If I run the notebook from github, cats v dogs trains fine.
If I take the same code, put it into a python script and run it, my training results in NaNs. I’ve verified at inference that this is not a reporting anomaly, but truly a failure to train (as the notebook model.ckpt is highly accurate, and my command line trained version is highly inaccurate)
Note, I’m not installing fastai, fastcore, fastprogress, or fastdownload, so that I can more easily search and modify it in the same location. Furthermore, making these same modifications to the notebook and it trains fine. I’m using the same conda environment in both places (fastai2022)

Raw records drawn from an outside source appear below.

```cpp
template <int PW_, int PH_>
__global__ __launch_bounds__(256) __attribute__((amdgpu_waves_per_eu(3, 4))) void k_wvm_prefilter(const uint8_t* __restrict__ arena, WvdTable wt, WvdDev dv) {
    static_assert(PW_ % 4 == 0 && PW_ >= 16 && PW_ <= 32, "rows are read as dwords");
    constexpr int NW = PW_ / 4;
    constexpr int D4 = NW * PH_;
    static_assert(D4 % 4 == 0, "the equalise blocks take 4 dwords");
    constexpr int KS = (D4 + 7) / 8;
    __shared__ __attribute__((aligned(16384))) WvdLds S;
    const int lane = threadIdx.x & 63;
    const int wave = __builtin_amdgcn_readfirstlane(threadIdx.x >> 6);
    const __attribute__((address_space(4))) WvdConst& C = *(const __attribute__((address_space(4))) WvdConst*)(uintptr_t)dv.c;
    const int L = dv.L;
    const int K = wt.K;
    int li = 0;
    unsigned char* histPtr = reinterpret_cast<unsigned char*>(&S.hist[wave >> 1][0][wave & 1][0]);
    const unsigned int histLds = (unsigned int)(uintptr_t)(wvd_lds_u16*)histPtr;
    const unsigned int blkH4 = ((histLds >> 8) & 0xC0u) * 0x01010101u;
    const unsigned int laneOff32 = (histLds & ~0xFF00u) + (unsigned int)(lane & 31) * 4u;
    const unsigned int cntLds = histLds + (unsigned int)(lane & 31) * 4u + (unsigned int)(lane >> 5) * 2u;
    const unsigned int inc = 1u << (16 * (lane >> 5));
    const unsigned int lutLds = (unsigned int)(uintptr_t)(wvd_lds_u8*)&S.lut[0][lane][wave];
    const unsigned int blkL4 = ((lutLds >> 8) & 0xC0u) * 0x01010101u;
    const unsigned int lutWord = lutLds & ~0xFF00u;

    int lastImg = -1;
#ifdef FD_WVB_PROF
    const unsigned long long pT0 = __builtin_amdgcn_s_memtime();
    unsigned long long pAcc[4] = {0, 0, 0, 0}, pTiles = 0;
#endif
    const bool byXcd = wt.nimg >= 8 && (gridDim.x & 7u) == 0;
    const int xcd = blockIdx.x & 7, vStride = byXcd ? (int)(gridDim.x >> 3) * 4 : (int)gridDim.x * 4;
    const int vEnd = byXcd ? ((wt.nimg - xcd + 7) >> 3) * wt.sTilesPerImage : wt.sTilesPerImage * wt.nimg;
    for (int v = (byXcd ? (int)(blockIdx.x >> 3) : (int)blockIdx.x) * 4 + wave; v < vEnd; v += vStride) {
        const int fi = wt.nimg > 1 ? v / wt.sTilesPerImage : 0;
        const int img = byXcd ? xcd + 8 * fi : fi;
        const int tile = v - fi * wt.sTilesPerImage;
        if (img != lastImg) { li = 0; lastImg = img; }
        while (li + 1 < wt.n && tile >= wt.l[li + 1].sTileFirst) ++li;
        const WvdLayer& wl = wt.l[li];
        const int ntask = wl.nx * wl.G;
        const int task0 = (tile - wl.sTileFirst) * 64 + lane;
        const unsigned int task = (unsigned int)(task0 < ntask ? task0 : ntask - 1);
        unsigned int g = __umulhi(task, wl.magic);
        unsigned int ix = task - g * (unsigned int)wl.nx;
        if (ix >= (unsigned int)wl.nx) { ix -= wl.nx; ++g; }
        const int iy0 = (int)g * K;
        const int rows = task0 < ntask ? min(K, wl.ny - iy0) : 0;
        const int lw = wl.lw;
        const unsigned int rowStep = (unsigned int)(wt.sy * lw);
        const uint8_t* ubase = arena + (size_t)img * wt.imageStride + wl.off;
        const unsigned int lo0 = (unsigned int)((wl.by + iy0 * wt.sy) * lw + (wl.bx + (int)ix * wt.sx));
        const int64_t wid0 = (int64_t)img * wt.perImage + wl.first + (int64_t)iy0 * wl.nx + ix;

        WVD_T(pa);
        {
            unsigned char* z = histPtr + (lane >> 3) * 256 + (lane & 7) * 16;
#pragma unroll
            for (int i = 0; i < 8; ++i) *reinterpret_cast<uint4*>(z + i * 2048) = make_uint4(0, 0, 0, 0);
        }
        __builtin_amdgcn_wave_barrier();
        {
            unsigned int wn[NW];
#pragma unroll
            for (int j = 0; j < NW; ++j) wn[j] = wvd_load_u32(ubase + 4 * j, lo0);
#pragma unroll 2
            for (int r = 0; r < PH_; ++r) {
                unsigned int w4[NW];
#pragma unroll
                for (int j = 0; j < NW; ++j) w4[j] = wn[j];
                const uint8_t* nsrc = ubase + (size_t)(r + 1 < PH_ ? r + 1 : r) * lw;
#pragma unroll
                for (int j = 0; j < NW; ++j) wn[j] = wvd_load_u32(nsrc + 4 * j, lo0);
                wvd_hist_row<NW, true>(w4, blkH4, laneOff32, inc);
            }
        }
        WVD_T(pb0);
#ifdef FD_WVB_PROF
        pAcc[0] += pb0 - pa;
#endif
        unsigned int survBits = 0;
#pragma unroll 1
        for (int step = 0; step < K; ++step) {
        const bool active = step < rows;
        if (__ballot(active) == 0) break;
        WVD_T(ps);
        if (step > 0 && active) {
            const uint8_t* out0 = ubase + (size_t)(step - 1) * rowStep;
            for (int q = 0; q < wt.sy; ++q) {
                unsigned int wo[NW], wi[NW];
#pragma unroll
                for (int j = 0; j < NW; ++j) { wo[j] = wvd_load_u32(out0 + (size_t)q * lw + 4 * j, lo0); wi[j] = wvd_load_u32(out0 + (size_t)(q + PH_) * lw + 4 * j, lo0); }
                wvd_hist_row<NW, false>(wo, blkH4, laneOff32, inc);
                wvd_hist_row<NW, true>(wi, blkH4, laneOff32, inc);
            }
        }
        const unsigned int lo = lo0 + (unsigned int)(active ? step : (rows > 0 ? rows - 1 : 0)) * rowStep;
        wave_sync();
        WVD_T(pb);
        unsigned int sumx, sumxx;
        wvd_cdf_lut<PW_ * PH_>(cntLds, lutLds, dv.stretch, sumx, sumxx);
        wave_sync();
        WVD_T(pc);
        wvd_v16i acc00 = {}, acc01 = {}, acc10 = {}, acc11 = {};
        {
            constexpr int PF = 1;
            unsigned int nxq[PF][8];
            wvd_v4i an0, an1;
            const char* Bb = reinterpret_cast<const char*>(dv.B);
            unsigned int lane16 = (unsigned int)lane * 16u;
            asm volatile("" : "+v"(lane16));
            auto fetchPx = [&](int ks) {
#pragma unroll
                for (int j = 0; j < 8; ++j) {
                    const int q = 8 * ks + j;
                    if (q < D4) nxq[ks % PF][j] = wvd_load_u32(ubase + (size_t)(q / NW) * lw + 4 * (q % NW), lo);
                }
            };
            auto fetch = [&](int ks) {
                an0 = *reinterpret_cast<const wvd_v4i*>(Bb + (size_t)(ks * 2 + 0) * 1024 + lane16);
                an1 = *reinterpret_cast<const wvd_v4i*>(Bb + (size_t)(ks * 2 + 1) * 1024 + lane16);
            };
#pragma unroll
            for (int i = 0; i < PF; ++i)
                if (i < KS) fetchPx(i);
            fetch(0);
#pragma unroll
            for (int ks = 0; ks < KS; ++ks) {
                const wvd_v4i a0 = an0, a1 = an1;
                unsigned int cur[8], pk[8];
#pragma unroll
// ... 61 lines not shown
        {
            const unsigned long long pe = __builtin_amdgcn_s_memtime();
            pAcc[0] += pb - ps; pAcc[1] += pc - pb; pAcc[2] += pd - pc; pAcc[3] += pe - pd; ++pTiles;
        }
#endif
        }
        if (__ballot(survBits != 0)) {
            unsigned int total = 0;
            for (int st = 0; st < K; ++st) total += (unsigned int)__popcll(__ballot((survBits >> st) & 1u));
            unsigned int base = 0;
            if (lane == 0) base = atomicAdd(dv.qcount, total);
            base = __builtin_amdgcn_readfirstlane(base);
            for (int st = 0; st < K; ++st) {
                const bool mine = (survBits >> st) & 1u;
                const unsigned long long mask = __ballot(mine);
                if (mine) dv.q[base + __popcll(mask & ((1ull << lane) - 1ull))] = wid0 + (int64_t)st * wl.nx;
                base += (unsigned int)__popcll(mask);
            }
        }
        wave_sync();
    }
#ifdef FD_WVB_PROF
    if (lane == 0) {
        const unsigned int gw = blockIdx.x * 4 + wave;
        if (gw < (unsigned int)WVD_PROF_WAVES) {
            unsigned int hw, xcc;
            asm volatile("s_getreg_b32 %0, hwreg(HW_REG_HW_ID)" : "=s"(hw));
            asm volatile("s_getreg_b32 %0, hwreg(HW_REG_XCC_ID)" : "=s"(xcc));
            unsigned long long* r = fd_wvd_prof + (size_t)gw * 8;
            r[0] = pT0; r[1] = __builtin_amdgcn_s_memtime(); r[2] = (unsigned long long)hw | ((unsigned long long)xcc << 32); r[3] = pTiles;
            r[4] = pAcc[0]; r[5] = pAcc[1]; r[6] = pAcc[2]; r[7] = pAcc[3];
// ... 126 lines not shown
```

I’ve tried training in powershell and the normal command prompt, both result in NaN training loss and validation loss. Also the progress bar does not update until nearly the end of the epoch, then it rapidly fills in.
Maybe you figured this out, maybe not but posting this in case others run into the same issue.

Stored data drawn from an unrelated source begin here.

# PrimeIntellect-ai/prime

Measured on AMD Instinct MI355X. Metric: tokens_per_sec, higher is better.
Workload: dtype bf16; 1 GPU; model=intellect_10b, global_batch=8, seq_len=2048, parallelism=diloco1_h100_int8ring

## Files before the change

### prime_amd/ops/csrc/attention.hip

```cpp
#include "common.h"
#include <stdlib.h>
#include <type_traits>

typedef __attribute__((ext_vector_type(8))) short short8;
typedef __attribute__((ext_vector_type(4))) float f32x4;
typedef __attribute__((address_space(3))) char lds_char;
typedef __attribute__((address_space(3))) void lds_void;
typedef __attribute__((address_space(1))) const void g_void;

__device__ __forceinline__ short8 ld8(const bf16* p) {
  return *reinterpret_cast<const short8*>(p);
}

__device__ __forceinline__ f32x4 mfma16(short8 a, short8 b, f32x4 c) {
  return __builtin_amdgcn_mfma_f32_16x16x32_bf16(a, b, c, 0, 0, 0);
}

__device__ __forceinline__ float grp16_max(float x) {
#pragma unroll
  for (int off = 1; off < 16; off <<= 1) x = fmaxf(x, __shfl_xor(x, off, 64));
  return x;
}
__device__ __forceinline__ float grp16_sum(float x) {
#pragma unroll
  for (int off = 1; off < 16; off <<= 1) x += __shfl_xor(x, off, 64);
  return x;
}

#define NEG_INF (-1e30f)


template <int ROWS, int COLS, int NT = 256>
__device__ __forceinline__ void stage_tile(const bf16* __restrict__ gbase,
                                           int64_t row_stride, bf16* lds_tile,
                                           int tid) {
  constexpr int UNITS = ROWS * COLS / 8;
  constexpr int UPR = COLS / 8;
  static_assert(UNITS % NT == 0, "tile not divisible by block lanes");
#pragma unroll
  for (int i = 0; i < UNITS / NT; ++i) {
    const int u = i * NT + tid;
    const int row = u / UPR;
    const int colb = ((u % UPR) * 16) ^ ((row & 7) << 4);
    const bf16* src = gbase + (int64_t)row * row_stride + colb / 2;
    const int wid = tid >> 6;
    lds_void* dst = (lds_void*)((lds_char*)lds_tile + i * (NT * 16) + wid * 1024);
    __builtin_amdgcn_global_load_lds((g_void*)src, dst, 16, 0, 0);
  }
}

template <int COLS>
__device__ __forceinline__ short8 ld8_swz(const bf16* lds_tile, int row,
                                          int colb) {
  return *reinterpret_cast<const short8*>(
      reinterpret_cast<const char*>(lds_tile) + row * (COLS * 2) +
      (colb ^ ((row & 7) << 4)));
}

template <int COLS>
__device__ __forceinline__ void st16_swz(bf16* lds_tile, int row, int col,
                                         bf16 v) {
  *reinterpret_cast<bf16*>(reinterpret_cast<char*>(lds_tile) + row * (COLS * 2) +
                           ((col * 2) ^ ((row & 7) << 4))) = v;
}

__device__ __forceinline__ void wave_lds_fence() {
  asm volatile("s_waitcnt lgkmcnt(0)" ::: "memory");
  __builtin_amdgcn_sched_barrier(0);
}

__device__ __forceinline__ int doc_clamp(int v, int hi) {
  return v < 0 ? 0 : (v > hi ? hi : v);
}
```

Working on windows 11 with cuda and the fastai library on the chapter 6 multicat example.
I’m using conda and visual code to run the examples.

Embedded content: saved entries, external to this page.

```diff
@@ -229,16 +295,24 @@
         return CWLT_ERR_ARG;
     if ((int64_t)gl::TMR * lda * 2 >= (1ll << 31) || (int64_t)gl::TNC * ldw * 2 >= (1ll << 31)) return CWLT_ERR_ARG;
     static unsigned long long lds_set = 0;
+    static int ncu[64];
     int dev = 0;
-    if (hipGetDevice(&dev) != hipSuccess) dev = 0;
+    if (hipGetDevice(&dev) != hipSuccess || dev < 0) dev = 0;
     if (dev >= 64 || !((lds_set >> dev) & 1ull)) {
         const int e = (int)hipFuncSetAttribute((const void*)gl::gemm_ln_kernel, hipFuncAttributeMaxDynamicSharedMemorySize,
                                                gl::LDS_BYTES);
         if (e) return e;
         if (dev < 64) lds_set |= 1ull << dev;
     }
+    int n = dev < 64 ? ncu[dev] : 0;
+    if (!n) {
+        if (hipDeviceGetAttribute(&n, hipDeviceAttributeMultiprocessorCount, dev) != hipSuccess || n < 1) n = 256;
+        if (dev < 64) ncu[dev] = n;
+    }
     const long mtiles = (M + gl::TMR - 1) / gl::TMR;
-    hipLaunchKernelGGL(gl::gemm_ln_kernel, dim3((unsigned)mtiles), dim3(1024), gl::LDS_BYTES, (hipStream_t)stream,
+    const long grid = mtiles < n ? mtiles : n;
+    if ((mtiles / grid + 1) * (K / gl::BK) >= (1ll << 31)) return CWLT_ERR_ARG;
+    hipLaunchKernelGGL(gl::gemm_ln_kernel, dim3((unsigned)grid), dim3(1024), gl::LDS_BYTES, (hipStream_t)stream,
                        (const bf16_t*)a, (const bf16_t*)w, bias, (const bf16_t*)x, gamma, beta, (bf16_t*)s, (bf16_t*)y, mean,
                        rstd, (long)M, K, (long)lda, (long)ldw, eps, drop_thresh(p), drop_scale(p), seed, seed_base);
     return (int)hipGetLastError();
```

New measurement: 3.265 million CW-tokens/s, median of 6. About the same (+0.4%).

I too kept getting nan for train_loss and valid_loss.
On a whim I add the num_workers=0 parm to my dataloaders call like
dls = dblock.dataloaders(df,num_workers=0)
I think this keeps the data pipeline single threaded. I have had to use this in almost all of the examples because of some type of bug with using cuda on windows.
Windows isn’t worth pursuing if you can avoid it, IMHO.
(nearly everyone/everything uses Linux in one flavour or another for DL).
Luckily it is much easier to use Linux on Windows machines these days via WSL2 (Windows Subsystem for Linux).
Linux skills are good to acquire for working across the many cloud providers and/or for ML industry work prospects etc … in the live coding sessions Jeremy walks through many tips on using linux / installing wsl etc
It is a steeper learning curve to learn a different OS and DL at the same time though.
Or as the course suggests use Colab and Kaggle whilst learning, to reduce wasting cycles on system setup & config issues.